Asked by: Rebecca Paul (Conservative - Reigate)
Question to the Department of Health and Social Care:
To ask the Secretary of State for Health and Social Care, whether his Department has identified service gaps in the provision of primary care, mental health, dentistry and substance misuse services at HMP/YOI Downview.
Answered by Zubir Ahmed - Parliamentary Under-Secretary (Department of Health and Social Care)
Primary care, mental health, dentistry, and substance misuse services at HMP/YOI Downview are delivered under the national specification for integrated healthcare.
As part of the commissioning monitoring processes outlined in the NHS Strategic Commissioning Framework, which covers all National Health Service commissioned services, including health and justice, providers are measured against the mandatory performance indicators within the national specification and any potential inconsistencies in service delivery are identified.
Independent processes are also embedded within service delivery monitoring. These include annual healthcare needs assessments, equality impact assessments, Independent Monitoring Board reports, Care Quality Commission reports and inspections, and user experience consultations. An annual user experience has also been carried out across all prisons in the South East.
Asked by: Rebecca Paul (Conservative - Reigate)
Question to the Scotland Office:
To ask the Secretary of State for Scotland, what steps he is taking with Cabinet colleagues to help ensure that UK public bodies in Scotland implement the For Women Scotland Ltd v The Scottish Ministers Supreme Court judgment.
Answered by Kirsty McNeill - Parliamentary Under-Secretary (Scotland Office)

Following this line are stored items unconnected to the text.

# meyer-lab/cmtf-pls

Hardware: AMD Instinct MI355X
Metric: nipals_iters_per_sec (higher is better)
Workload: dtype f32

## Files before the change

cmtf_pls_amd/csrc/rank1.hip:

```cpp
#include "common.hpp"
#include <atomic>

namespace cmtfpls {

constexpr int kTile = 16;
constexpr int kMaxTiles = 256;
constexpr int kMaxSteps = 48;

struct Rank1Ctl {
  int done;
  int final_buf;
  int steps_used;
  int last_step;
  double pad[6];
};
__host__ __device__ __forceinline__ size_t rank1_ctl_bytes(int nt) {
  return sizeof(Rank1Ctl) + ((size_t)(kMaxSteps + 2) * nt + 2 * (size_t)nt * nt) * sizeof(double);
}
__device__ __forceinline__ double* ctl_trace(Rank1Ctl* c, int nt, int step) { return reinterpret_cast<double*>(c + 1) + (size_t)step * nt; }
__device__ __forceinline__ double* ctl_fro(Rank1Ctl* c, int nt, int which) {
  return reinterpret_cast<double*>(c + 1) + (size_t)(kMaxSteps + 2) * nt + (size_t)which * nt * nt;
}

__device__ __forceinline__ double pow2_scale_from_trace(const double* parts, int nt, double* tr_out) {
// ... 6 lines not shown
  return ldexp(1.0, -e);
}

typedef double d4r_t __attribute__((ext_vector_type(4)));

__global__ __launch_bounds__(kTile* kTile) void syrk_step_kernel(const double* __restrict__ M, int n, int k, int ld,
                                                                double* __restrict__ C, Rank1Ctl* __restrict__ ctl,
                                                                int step, int out_buf, double* __restrict__ C_keep) {
  __shared__ double red[4][kTile * kTile];
  __shared__ double diag[kTile];
  __shared__ double s_scale;
  __shared__ int s_done;
  __shared__ double fsum[4];
  __shared__ double tr_s[kMaxTiles];
  const int tx = threadIdx.x, ty = threadIdx.y, tid = ty * kTile + tx;
  const int lane = tid & 63, wv = tid >> 6, ri = lane & 15, kq = lane >> 4;
  const int nt = (n + kTile - 1) / kTile;
  const int i0 = blockIdx.y * kTile, j0 = blockIdx.x * kTile;

  constexpr int KC = 128, KW = 8;
  const bool ra = (i0 + ri) < n, rb = (j0 + ri) < n;
  const double* __restrict__ rowa = M + (int64_t)(ra ? i0 + ri : 0) * ld;
  const double* __restrict__ rowb = M + (int64_t)(rb ? j0 + ri : 0) * ld;
  const int cl = 32 * wv + KW * kq;
  double a[KW], b[KW];
#pragma unroll
  for (int s2 = 0; s2 < KW; ++s2) {
    const int c = cl + s2;
    const int cc = (c < k) ? c : 0;
    a[s2] = rowa[cc];
    b[s2] = rowb[cc];
  }

  double fro_in = 0.0;
  if (step >= 1) {
    int zero = 0;
    asm volatile("" : "+v"(zero));
    const int last_in = (&ctl->last_step)[zero];
    const int done_in = (&ctl->done)[zero] | ((last_in >= 0 && last_in < step) ? 1 : 0);
    const double* fp = ctl_fro(ctl, nt, (step - 1) & 1);
    const double trv = ctl_trace(ctl, nt, step - 1)[(tid < nt) ? tid : 0];
    double f = fp[(tid < nt * nt) ? tid : 0];
    if (tid < nt) tr_s[tid] = trv;
    if (tid >= nt * nt) f = 0.0;
    for (int i = tid + kTile * kTile; i < nt * nt; i += kTile * kTile) f += fp[i];
    f = wave_sum(f);
    if ((tid & 63) == 0) fsum[tid >> 6] = f;
    if (tid == 0) s_done = done_in;
    __syncthreads();
    fro_in = ((fsum[0] + fsum[1]) + fsum[2]) + fsum[3];
  }
  if (tid == 0) {
    int done = 0;
    double scale = 1.0;
    if (step == 0) {
      if (blockIdx.x == 0 && blockIdx.y == 0) { ctl->done = 0; ctl->final_buf = -1; ctl->steps_used = 0; ctl->last_step = -1; }
    } else {
      done = s_done;
      if (!done) {
        double tr1;
        scale = pow2_scale_from_trace(tr_s, nt, &tr1);
        const double rho = fro_in / (tr1 * tr1);
        const bool rank_one_in = !(tr1 > 0.0) || rho >= 1.0 - 1e-13;
        const bool rank_one_out = rho >= 1.0 - 1e-7;
        if (blockIdx.x == 0 && blockIdx.y == 0) {
          if (rank_one_in) { ctl->done = 1; ctl->final_buf = out_buf ^ 1; }
          else {
            ctl->steps_used = step;
            if (rank_one_out) { ctl->last_step = step; ctl->final_buf = out_buf; }
          }
        }
        if (rank_one_in) done = 1;
      }
    }
    s_scale = scale;
    s_done = done;
  }
  __syncthreads();
  if (s_done) return;
  const double scale = s_scale;

  d4r_t acc = d4r_t{0.0, 0.0, 0.0, 0.0};
  for (int kk = 0; kk < k; kk += KC) {
    if (kk > 0) {
#pragma unroll
      for (int s2 = 0; s2 < KW; ++s2) {
        const int c = kk + cl + s2;
        const int cc = (c < k) ? c : 0;
        a[s2] = rowa[cc];
        b[s2] = rowb[cc];
      }
    }
#pragma unroll
    for (int s2 = 0; s2 < KW; ++s2) {
      const bool cok = (kk + cl + s2) < k;
      const double av = (ra && cok) ? a[s2] : 0.0;
      const double bv = (rb && cok) ? b[s2] : 0.0;
      acc = __builtin_amdgcn_mfma_f64_16x16x4f64(av, bv, acc, 0, 0, 0);
    }
  }
#pragma unroll
  for (int e = 0; e < 4; ++e) red[wv][(kq + 4 * e) * kTile + ri] = acc[e];
  __syncthreads();
  double cacc = ((red[0][tid] + red[1][tid]) + red[2][tid]) + red[3][tid];
  cacc *= scale * scale;
  const bool inside = (i0 + ty < n && j0 + tx < n);
  if (inside) C[(int64_t)(i0 + ty) * n + (j0 + tx)] = cacc;
  if (inside && C_keep) C_keep[(int64_t)(i0 + ty) * n + (j0 + tx)] = cacc;
  {
    double sq = inside ? cacc * cacc : 0.0;
    sq = wave_sum(sq);
    if ((tid & 63) == 0) fsum[tid >> 6] = sq;
    __syncthreads();
    if (tid == 0) ctl_fro(ctl, nt, step & 1)[blockIdx.y * nt + blockIdx.x] = ((fsum[0] + fsum[1]) + fsum[2]) + fsum[3];
  }
  if (blockIdx.x == blockIdx.y) {
    if (tx == ty) diag[tx] = (i0 + ty < n) ? cacc : 0.0;
    __syncthreads();
    if (tid == 0) {
      double t = 0.0;
      for (int l = 0; l < kTile; ++l) t += diag[l];
      ctl_trace(ctl, nt, step)[blockIdx.x] = t;
    }
  }
}

constexpr unsigned long long kChainEmpty = ~0ull;
constexpr int kChainMaxSteps = 31;
constexpr int kChainSpin = 1 << 15;

__device__ __forceinline__ double chain_ld(const double* p) {
  return __longlong_as_double((long long)__hip_atomic_load(reinterpret_cast<const unsigned long long*>(p), __ATOMIC_RELAXED, __HIP_MEMORY_SCOPE_AGENT));
}
__device__ __forceinline__ void chain_st(double* p, double v) {
  unsigned long long b = (unsigned long long)__double_as_longlong(v);
  if (b == kChainEmpty) b = 0x7FF8000000000000ull;
  __hip_atomic_store(reinterpret_cast<unsigned long long*>(p), b, __ATOMIC_RELAXED, __HIP_MEMORY_SCOPE_AGENT);
}
__device__ __forceinline__ bool chain_empty(double v) { return (unsigned long long)__double_as_longlong(v) == kChainEmpty; }

__global__ __launch_bounds__(256) void chain_preset_kernel(unsigned long long* __restrict__ p, int64_t n) {
  for (int64_t i = (int64_t)blockIdx.x * 256 + threadIdx.x; i < n; i += (int64_t)gridDim.x * 256) p[i] = kChainEmpty;
}
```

The Equality and Human Rights Commission has shared its updated draft statutory code of Practice for Services, Public Functions and Associations with my Right Honourable Friend, the Minister for Women and Equalities. She will consider it fully and make a decision in due course. It is important we take the time to get this right.
The Code of Practice will apply to service providers, public bodies and associations across Great Britain. It is for the Scottish Government, of course, to ensure that its own public bodies comply with their legal obligations under the Equality Act 2010.
Asked by: Rebecca Paul (Conservative - Reigate)
Question to the Department of Health and Social Care:
To ask the Secretary of State for Health and Social Care, whether his Department plans to provide additional support for women who face additional prescription costs due to (a) menorrhagia and (b) other menstrual issues caused by (i) miscarriage and (ii) other significant traumas.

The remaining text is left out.